Umwelt- und familienfreundliche Mobilität im ländlichen Raum
Handbuch für nachhaltige Regionalentwicklung

 

 

Neulich, bei einem ökologischen Hoffest im Osten Lippes, tauchten plötzlich unbedingt zu vermeidende Handystrahlungen im Gespräch mit einer ökologisch engagierten Mutter auf. Dass sie regelmäßig kilometerweit mit dem Auto zur Arbeit pendelt und als Elterntaxi eine ehrenamtliche Zweitkarriere bestreitet, bereitete ihr dagegen keine besonderen Kopf- oder Bauchschmerzen. Mein Hinweis, dass, im Gegensatz zur Handystrahlung, die gesundheitsschädigenden Auswirkungen des Autoverkehrs in zahlreichen Studien eindeutig belegt wurden und allein durch Autounfälle jedes Jahr mehr als eine Million Menschen weltweit um’s Leben kommen, quittierte sie mit eisigem Schweigen.
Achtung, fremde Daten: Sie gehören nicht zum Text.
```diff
diff --git a/elvis_amd/sinsr.py b/elvis_amd/sinsr.py
--- a/elvis_amd/sinsr.py
+++ b/elvis_amd/sinsr.py
@@ -157,6 +157,7 @@
             self._build_unet(sd)
             self._build_ae(sd)
         self.codebook = sd["ae.quantize.embedding.weight"].to(device=dev, dtype=torch.float32).contiguous()
+        self.vq_index = ops.vq_index_build(self.codebook) if self.codebook.shape[1] == 3 else None
 
     def _build_unet(self, sd):
         cfg, dev, dt = self.cfg, self.device, self.sec_dtype["unet"]
@@ -301,7 +302,7 @@
     def decode(self, z: Act, quantize: Optional[bool] = None, want_idx=False):
         idx = None
         if self.cfg.quantize if quantize is None else quantize:
-            z, idx = ops.vq_nearest(z, self.codebook, want_idx=True)
+            z, idx = ops.vq_nearest(z, self.codebook, want_idx=True, index=self.vq_index)
         z = ops.convert_act(z, self.sec_dtype[self._ae_section("dec", len(self.cfg.ae_ch_mult) - 1)])
         h = self.d_conv_in(self.post_quant_conv(z), want_stats=self.fuse_gn)
         for b in self.d_mid:
diff --git a/include/elvis_amd.h b/include/elvis_amd.h
--- a/include/elvis_amd.h
+++ b/include/elvis_amd.h
@@ -160,6 +160,12 @@
 int elvis_vq_nearest(const void* z, void* zq, int32_t* idx_out, int dtype, long long pixels, int c,
                      int pitch_in, int pitch_out, const float* codebook, int n_embed, elvis_stream_t stream);
 
+int elvis_vq_index_bytes(const float* codebook, int n_embed, int c, size_t* bytes_out, elvis_stream_t stream);
+int elvis_vq_index_build(const float* codebook, int n_embed, int c, void* index, size_t index_bytes, elvis_stream_t stream);
+int elvis_vq_nearest_indexed(const void* z, void* zq, int32_t* idx_out, int dtype, long long pixels, int c,
+                             int pitch_in, int pitch_out, const float* codebook, int n_embed, const void* index,
+                             size_t index_bytes, elvis_stream_t stream);
+
 int elvis_pad_reflect_axpy(const void* x, void* y, int dtype, int n, int h, int w, int c, int pitch_in,
                            int hp, int wp, int pitch_out, int ch_offset_out, float mul, const float* add,
                            float add_mul, elvis_stream_t stream);
```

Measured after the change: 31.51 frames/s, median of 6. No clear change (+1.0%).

Überhaupt werden die ökologischen Auswirkungen des KFZ-Verkehrs von „Ökos“ im ländlichen Bereich gerne kleingeredet, dabei sind es gerade die Autos, die einen erheblichen Beitrag zur Verödung (nicht nur des) ländlichen Raumes beitragen, wie schon Ivan Illich 1971 in seinem Aufsatz „Energie und Gerechtigkeit“ ( http://www.pudel.uni-bremen.de/pdf/Illich_2620id.pdf ) deutlich aufzeigte.

Der Kampf gegen den Autowahnsinn mag einem Kampf gegen Windmühlen gleichen, doch dieses bewiesene und belegte Umweltproblem, durch den Kampf gegen ein bis auf Weiteres wissenschaftlich unbewiesenes Handyproblem zu ersetzen, gibt die ökologische Vernunft der Beliebigkeit der selektiven Wahrnehmung preis und degradiert den Widerstand gegen die allgemeine Umweltzerstörung zu einem Lifestyle-Phänomen.